═══ SUPPLIED INFORMATION ═══

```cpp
int dev_ingest_pubsub(ipls_dev* h, int target, const uint8_t* const* msgs, const int64_t* lens, int n_msgs,
                           int layers, const int32_t* parts, int32_t* status) {
  if (!h) return fail(nullptr, IPLS_E_INVAL, "null handle");
  IPLS_LOCK(h);
  if (n_msgs < 0 || (n_msgs > 0 && (!msgs || !lens))) return fail(h, IPLS_E_INVAL, "bad message list");
  if (layers < 1 || layers > 2) return fail(h, IPLS_E_INVAL, "layers must be 1 or 2");
  if (target_off(h, 0, target) < 0) return fail(h, IPLS_E_INVAL, "bad target %d", target);
  if (n_msgs == 0) return 0;
  HIP_TRY(h, dev_use(h->device));

  std::vector<int32_t> st(n_msgs, 0), post(n_msgs, 0), route(n_msgs, -1);
  std::vector<int64_t> dc(n_msgs, 0), dc2(n_msgs, 0);
  std::vector<uint8_t> decode(n_msgs, 0);
  for (int i = 0; i < n_msgs; ++i) {
    const pubsub::Pre pre = pubsub::precheck(msgs[i], lens[i], layers);
    if (pre.status) { st[i] = pre.status; continue; }
    dc[i] = pre.dc;
    dc2[i] = pre.dc2;
    decode[i] = 1;
    if (pre.n == 0) { post[i] = 1; continue; }
// ... 894 lines not shown
```

Before: 7139.

## Fuse pending queue fold into finalize round and skip count kernel when unused

Adds a close_range path that folds only the pending queues for the target partitions and, when buffers are aligned, runs them through the fused reduce-plus-finalize-plus-average kernel. Finalize no longer needs separate flush, finalize and divide passes. Ticket accounting now tracks per-queue first tickets so that partial flushes only mark completed work as launched. The count kernel is skipped when no average is requested. This adds complexity to batch and ticket bookkeeping, and dev_aggregate_round now flushes the pending queues first when given explicit buckets.

```diff
diff --git a/ipls-java-api_amd/csrc/engine.hip b/ipls-java-api_amd/csrc/engine.hip
--- a/ipls-java-api_amd/csrc/engine.hip
+++ b/ipls-java-api_amd/csrc/engine.hip
@@ -24,6 +24,7 @@
 #include "operand.hpp"
 #include "pubsub_host.hpp"
 #include "reduce_plan.hpp"
+#include "ticket_rule.hpp"
 
 using namespace ipls;
 using namespace ipls::reduceplan;
@@ -109,6 +110,7 @@
   struct Pending {
     std::vector<const void*> bufs;
     Fmt fmt = kFmtF64;
+    uint64_t first_ticket = 0;
   };
   std::vector<Pending> pend;
   std::vector<int> pend_keys;
@@ -570,7 +572,8 @@
     return with_start_za(start, [&](auto s) {
       constexpr bool BI = decltype(bi)::value;
       constexpr int ST = decltype(s)::value;
-      hipLaunchKernelGGL((k_round_counts<BI, ST>), dim3(n_parts), dim3(64), 0, st, bufs, parts, k, n_parts, cnts);
+      if (cnts)
+        hipLaunchKernelGGL((k_round_counts<BI, ST>), dim3(n_parts), dim3(64), 0, st, bufs, parts, k, n_parts, cnts);
       return launch_reduce_v<BI, false, ST, true>(maxL, n_parts, st, bufs, parts, k, secure, cnts);
     });
   });
@@ -614,7 +617,8 @@
   const ReducePlan p = plan_reduce_narrow(sizeof(typename S::elem), true, true, maxL, n_parts);
   with_start_za(start, [&](auto s) {
     constexpr int ST = decltype(s)::value;
-    hipLaunchKernelGGL((k_round_counts_narrow<S, ST>), dim3(n_parts), dim3(64), 0, st, bufs, parts, k, n_parts, cnts);
+    if (cnts)
+      hipLaunchKernelGGL((k_round_counts_narrow<S, ST>), dim3(n_parts), dim3(64), 0, st, bufs, parts, k, n_parts, cnts);
     hipLaunchKernelGGL((k_round_narrow<S, A, ST, K.r, K.bs, K.pf>), dim3((unsigned)p.grid), dim3(K.bs), 0, st, bufs,
                        parts, k, (int)p.tpp, n_parts, p.map, secure, (const double*)cnts);
   });
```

═══

Pull out every line of the records that includes the string "post".

# THE ANSWER:
  std::vector<int32_t> st(n_msgs, 0), post(n_msgs, 0), route(n_msgs, -1);
    if (pre.n == 0) { post[i] = 1; continue; }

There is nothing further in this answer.